Levitt, who was in Kerala as a state guest, also said he felt as if a bandit had stopped his wife and him at gunpoint. Police said Levitt, who received the 2013 Nobel Prize in Chemistry, was in Alappuzha with his wife and they were stopped by the protesters near Kainakary.

"Being stopped by criminals on the backwaters sends a very bad message to tourists. It is as if a bandit stopped us at gunpoint and delayed us under the threat of force for one hour," Levitt wrote in an email to his tour agent at Kottayam.

In the email, which was later released to the media, he also said the person who blocked them "ignored all arguments that tourists were exempted" from the strike.

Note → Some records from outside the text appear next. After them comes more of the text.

template <int TY, int ZM, int STORE_AUX, bool HALO, bool FLAT = false>
__device__ __forceinline__
void plane_walk(const double *__restrict__ x, double *__restrict__ y, double alpha, const double *__restrict__ zs, double beta,
        const int *__restrict__ blocks, const char *__restrict__ pool, const int *__restrict__ deltas, const double *__restrict__ values,
        const plane_dev &pd, const halo_dev &H, [[maybe_unused]] const unsigned long long step_in)
{
    __shared__ int s_slot[256];
    __shared__ double s_value[256];
    __shared__ double s_other[15][256];

    const int t = threadIdx.x;
    unsigned b = blockIdx.x;
    [[maybe_unused]] unsigned long long step = 0;
    [[maybe_unused]] __shared__ int s_flag[2];
    [[maybe_unused]] unsigned long long dbg_t0 = 0, dbg_flag = 0, dbg_data = 0;
    if constexpr (HALO) {
        if (H.debug) dbg_t0 = wall_clock64();
        step = step_in;
        halo_announce(H, step);
        const unsigned npush = H.pull ? 0u : (H.dst_lo ? (unsigned)H.push_blocks : 0u) + (H.dst_hi ? (unsigned)H.push_blocks : 0u);
        if (b < npush) {
            const bool down = H.dst_lo && b < (unsigned)H.push_blocks;
            const unsigned j = down ? b : b - (H.dst_lo ? (unsigned)H.push_blocks : 0u);
            const int per = ((H.halo + H.push_blocks - 1) / H.push_blocks + 511) / 512 * 512;
            push_piece(x, pd.far, H, step, down, (int)j, per, (unsigned)H.push_blocks, true, &s_flag[0]);
            if (H.debug && t == 0) { unsigned long long *d = H.debug + 6ull * blockIdx.x; d[0] = dbg_t0; d[1] = 0; d[2] = 0; d[3] = wall_clock64(); d[4] = ~0ull; d[5] = down ? 0ull : 1ull; }
            return;
        }
        b -= npush;
    }
    const unsigned xcd = b & 7u, q = b >> 3;
    const int zc = (int)(q / (unsigned)pd.tpx), tyl = (int)(q - (unsigned)zc * (unsigned)pd.tpx);
    const int tile = (int)xcd * pd.tpx + tyl;
    if (tile >= pd.tiles) return;
    const int y0 = TY * tile;
    int z, zend;
    [[maybe_unused]] bool second = false;
    [[maybe_unused]] int z2 = 0, zend2 = 0;
    if constexpr (HALO) {
        const int mid0 = H.z0 + H.lo_planes, mid1 = H.z1 - H.hi_planes;
        const int nmain = (mid1 - mid0 + pd.depth - 1) / pd.depth;
        if (zc < nmain) { z = mid0 + zc * pd.depth; zend = z + pd.depth < mid1 ? z + pd.depth : mid1; }
        else if (H.hi_planes && zc == nmain) { z = mid1; zend = H.z1; }
        else if (H.lo_two_pass && mid0 - H.z0 >= 2) {
            z = H.z0 + 1; zend = mid0; second = true; z2 = H.z0; zend2 = H.z0 + 1;
        } else { z = H.z0; zend = mid0; }
    } else {
        z = zc * pd.depth;
        zend = z + pd.depth < pd.nz ? z + pd.depth : pd.nz;
    }
    if (z >= zend) return;
    [[maybe_unused]] const int z_first0 = z, mid_end = zend;
    if constexpr (HALO) {
        if (!H.pull && H.push_blocks == 0 && b < 512u) {
            const bool down = b < 256u;
            double *dst = down ? H.dst_lo : H.dst_hi;
            if (dst) {
                const int per = ((H.halo + 255) / 256 + 511) / 512 * 512, j = (int)(b & 255u);
                push_piece(x, pd.far, H, step, down, j, per, (unsigned)((H.halo + per - 1) / per), j * per < H.halo, &s_flag[0]);
                __syncthreads();
            }
        }
    }
    const int ny = pd.ny;
    const int nslices = (int)pd.nslices, xlines = (int)pd.xlines;
    const long long x_last = pd.x_last;
    const unsigned lane_b = 16u * (unsigned)t;
    const int edge_b = (t >> 6) * 1024 + ((t & 63) == 63 ? 1024 : -8);

    s_slot[t] = 2 * position_of(deltas[t], pd.far); s_value[t] = values[t];
    __syncthreads();

    const int wp = (pd.w + 1) >> 1;
    auto decode = [&](int blk) -> unsigned {
        if (pd.pitch > 0) return decode_table<false>(pool + (long long)blk * 7 * pd.pitch + 2 * t, pd.pitch, s_value, s_other, t);
        const unsigned *cw = reinterpret_cast<const unsigned *>(pool + (long long)blk * ((long long)wp * 2048)) + t;
        unsigned dcw[4], vcw[4];
#pragma unroll
        for (int u = 0; u < 4; ++u) { dcw[u] = u < wp ? cw[u * 256] : 0xffffffffu; vcw[u] = u < wp ? cw[(wp + u) * 256] : 0u; }
#pragma unroll
        for (int p = 0; p < 14; ++p) s_other[p][t] = 0.0;
        unsigned bits = 0;
#pragma unroll
        for (int j = 0; j < 8; ++j) {
            const unsigned cword = dcw[j >> 1] >> (16 * (j & 1)), vword = vcw[j >> 1] >> (16 * (j & 1));
#pragma unroll
            for (int r = 0; r < 2; ++r) {
                const unsigned code = j < pd.w ? (cword >> (8 * r)) & 255u : 255u;
                const bool real = code < PL_PAD_FIRST;
                const int slot = real ? s_slot[code] + r : 14;
                s_other[slot][t] = s_value[real ? (vword >> (8 * r)) & 255u : 255u];
                bits |= (real ? 1u : 0u) << slot;
            }
        }
        return bits & 0x3fffu;
    };

    const int hot = pd.hot;
    double aH[7][2];
    unsigned long long mH[7][2];
    take_hot(decode(hot), s_other, t, aH, mH);
    unsigned bitsO = 0;
    int other = -1;

    const int line_lo = HALO ? H.z0 * ny : 0, line_hi = HALO ? H.z1 * ny : xlines;
    const int yline_hi = HALO ? H.z1 * ny : nslices;
    [[maybe_unused]] bool got_lo = false, got_hi = false, ghost_bad = false;
    auto line_of = [&](int zz, int l) -> int {
        int li = zz * ny + (y0 - 1 + l);
        li = li < line_lo ? line_lo : li; li = li >= line_hi ? line_hi - 1 : li;
        return li;
    };
    auto ld = [&](int zz, int l) -> d2 {
        if constexpr (HALO) {
            const int li = zz * ny + (y0 - 1 + l);
            if (li < line_lo || li >= line_hi) {
                const bool below = li < line_lo;
                const int gl = below ? li - (line_lo - ny) : li - line_hi;
                const double *g = below ? H.lo : H.hi;
                d2 r = {0.0, 0.0};
                if (!g || gl < 0 || gl >= ny || l == 0 || l == TY + 1) return r;
                bool &got = below ? got_lo : got_hi;
                if (!got && H.pull != 2) {
                    if (t == 0) s_flag[below ? 0 : 1] = spin_until(below ? H.arrive_lo : H.arrive_hi, step, H.err, H.ticks, H.acquire) ? 1 : 0;
                    __syncthreads();
                    if (!s_flag[below ? 0 : 1]) ghost_bad = true;
                    got = true;
                    if (H.debug && !dbg_flag) dbg_flag = wall_clock64();
                }
                if (ghost_bad) { r.x = r.y = __builtin_nan(""); return r; }
                if (H.debug && !dbg_data) {
                    const d2 v = *reinterpret_cast<const d2 *>(reinterpret_cast<const char *>(g + (long long)gl * PL_ROWS) + lane_b);
                    asm volatile("s_waitcnt vmcnt(0)" :: "v"(v.x), "v"(v.y) : "memory");
                    dbg_data = wall_clock64();
                    return v;
                }
                return *reinterpret_cast<const d2 *>(reinterpret_cast<const char *>(g + (long long)gl * PL_ROWS) + lane_b);
            }
        }
        const char *p = reinterpret_cast<const char *>(x + (long long)line_of(zz, l) * PL_ROWS);
        return *reinterpret_cast<const d2 *>(p + lane_b);
    };
    auto edge = [&](int zz, int l) -> double {
        if constexpr (HALO) {
            const int li = zz * ny + (y0 - 1 + l);
            if (li < line_lo || li >= line_hi) return 0.0;
            long long i = (long long)li * PL_ROWS + (edge_b >> 3);
            const long long a = (long long)line_lo * PL_ROWS, e = (long long)line_hi * PL_ROWS - 1;
            i = i < a ? a : i; i = i > e ? e : i;
            return x[i];
        }
        long long i = (long long)line_of(zz, l) * PL_ROWS + (edge_b >> 3);
        i = i < 0 ? 0 : i; i = i > x_last ? x_last : i;
        return x[i];
    };
    auto yold = [&](int zz, int l) -> d2 {
        int li = zz * ny + (y0 + l);
        li = li < line_lo ? line_lo : li; li = li >= yline_hi ? yline_hi - 1 : li;
        return *reinterpret_cast<const d2 *>(reinterpret_cast<const char *>(zs + (long long)li * PL_ROWS) + lane_b);
    };

    constexpr int NPASS = HALO ? 2 : 1;
    for (int pass = 0; pass < NPASS; ++pass) {
    if constexpr (HALO) if (pass == 1) { if (!second) break; z = z2; zend = zend2; }
    d2 Cs[4][TY], Hs[2][2], Yo[TY];
    double Es[2][TY];
    const unsigned plane_b32 = (unsigned)ny * (unsigned)PL_LINE_B;
    const int z_first = z;
    const __amdgpu_buffer_rsrc_t rx = __builtin_amdgcn_make_buffer_rsrc(
        const_cast<double *>(x + ((long long)z_first * ny + (y0 - 1)) * PL_ROWS), 0, -1, 0x00020000);
    const __amdgpu_buffer_rsrc_t ry = __builtin_amdgcn_make_buffer_rsrc(y + ((long long)z_first * ny + y0) * PL_ROWS, 0, -1, 0x00020000);
    [[maybe_unused]] const __amdgpu_buffer_rsrc_t rz = __builtin_amdgcn_make_buffer_rsrc(const_cast<double *>(ZM == 1 ? zs : x) + ((long long)z_first * ny + y0) * PL_ROWS, 0, -1, 0x00020000);
    fill_registers<ZM>(Cs, Hs, Es, Yo, z, !FLAT, ld, edge, yold);

    int zh = zend;
    {
        const int a = (line_hi - 1 - TY - y0) / ny - 3, bb = (yline_hi - TY - y0) / ny - (ZM == 1 ? 1 : 0);
        if (line_hi - 1 - TY - y0 < 0 || yline_hi - TY - y0 < 0) zh = 0;
        else { zh = zh < a + 1 ? zh : a + 1; zh = zh < bb + 1 ? zh : bb + 1; }
    }

    while (z < zend) {
        unsigned long long use_hot[TY];
        const int run = fast_run(blocks, ny, y0, TY, z, zh, hot, other, t, use_hot);
        if (run >= 4) {
            unsigned xo = (unsigned)((z + 2 - z_first) * plane_b32), yo = (unsigned)((z - z_first) * plane_b32);
            auto fast_step = [&](d2 (&P)[TY], d2 (&C)[TY], d2 (&N)[TY], d2 (&Hl)[2], double (&E)[TY]) {
                d2 o[TY];
#pragma unroll
                for (int l = 0; l < TY; ++l) {
                    double xs[2][7], s[2] = {};
                    stencil_x(P, C, N, Hl, E, l, xs);
                    if (use_hot[l] & 1ull) hot_sums(s, aH, mH, xs); else other_sums(s, s_other, t, bitsO, xs);
                    o[l] = add_addend<ZM>(alpha, s, beta, Yo[l], C[l]);
                }
#pragma unroll
                for (int l = 0; l < TY; ++l) use_hot[l] >>= 1;
#pragma unroll
                for (int l = 0; l < TY; ++l) store16<STORE_AUX>(o[l], ry, (int)lane_b, yo + l * PL_LINE_B);
                if (ZM == 1) {
#pragma unroll
                    for (int l = 0; l < TY; ++l) Yo[l] = load16<double>(rz, (int)lane_b, yo + plane_b32 + l * PL_LINE_B);
                }
                if constexpr (!FLAT) {
                    Hl[0] = load16<double>(rx, (int)lane_b, xo);
                    Hl[1] = load16<double>(rx, (int)lane_b, xo + (TY + 1) * PL_LINE_B);
                }
#pragma unroll
                for (int l = 0; l < TY; ++l) {
                    P[l] = load16<double>(rx, (int)lane_b, xo + plane_b32 + (l + 1) * PL_LINE_B);
                    E[l] = load_edge<double>(rx, edge_b + 8, xo + (l + 1) * PL_LINE_B - 8u);
                }
                xo += plane_b32; yo += plane_b32; ++z;
            };
            for (int g = run >> 2; g > 0; --g) fast_group(fast_step, Cs, Hs, Es);
            if (run == 64) continue;
        }
        if (z >= zend) break;
#pragma unroll
        for (int l = 0; l < TY; ++l) {
            const int li = z * ny + (y0 + l);
            if (li < yline_hi) {
                double xs[2][7], s[2] = {};
                stencil_x(Cs[0], Cs[1], Cs[2], Hs[0], Es[0], l, xs);
                const int blk = __builtin_amdgcn_readfirstlane(blocks[li]);
                if (blk == hot) hot_sums(s, aH, mH, xs);
                else {
                    if (blk != other) { bitsO = decode(blk); other = blk; }
                    other_sums(s, s_other, t, bitsO, xs);
                }
                const d2 o = add_addend<ZM>(alpha, s, beta, Yo[l], Cs[1][l]);
                __builtin_nontemporal_store(o, reinterpret_cast<d2 *>(reinterpret_cast<char *>(y + (long long)li * PL_ROWS) + lane_b));
            }
        }
        rotate_by_copy<ZM>(Cs, Hs, Es, Yo, z, !FLAT, ld, edge, yold);
        ++z;
    }
    }
    if constexpr (HALO) {
        if (H.debug && t == 0) {
            unsigned long long *d = H.debug + 6ull * blockIdx.x;
            d[0] = dbg_t0; d[1] = dbg_flag; d[2] = dbg_data; d[3] = wall_clock64(); d[4] = (unsigned long long)(second ? z2 : z_first0); d[5] = (unsigned long long)(second ? mid_end : zend);
        }
    }
}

"This person, who did this, ignored all arguments that tourists were exempted and that I am a VIP guest of the Kerala government. He was obviously acting, knowing that he was safe from prosecution. Sadly, this makes me fear that India is sinking into lawlessness," Levitt wrote in the email.

The police registered a case after the houseboat owners filed a complaint in this regard.

Reacting to the incident, state Tourism Minister Kadakampally Surendran said the government would take strong action. "Strong action will be taken against those anti-social elements who stopped the boat. Levitt was here as a guest of the state government. The government had made it clear that the tourism industry was exempted from the strike," he said.

Trade union leaders had also announced that the strike would not affect the tourism industry.

Ten trade unions, including the INTUC, the AITUC and the CITU, had called for the nationwide strike to protest against the labour reforms, FDI, disinvestment, corporatisation and privatisation policies of the Centre and press for a 12-point demands of the working class, relating to minimum wage, among others.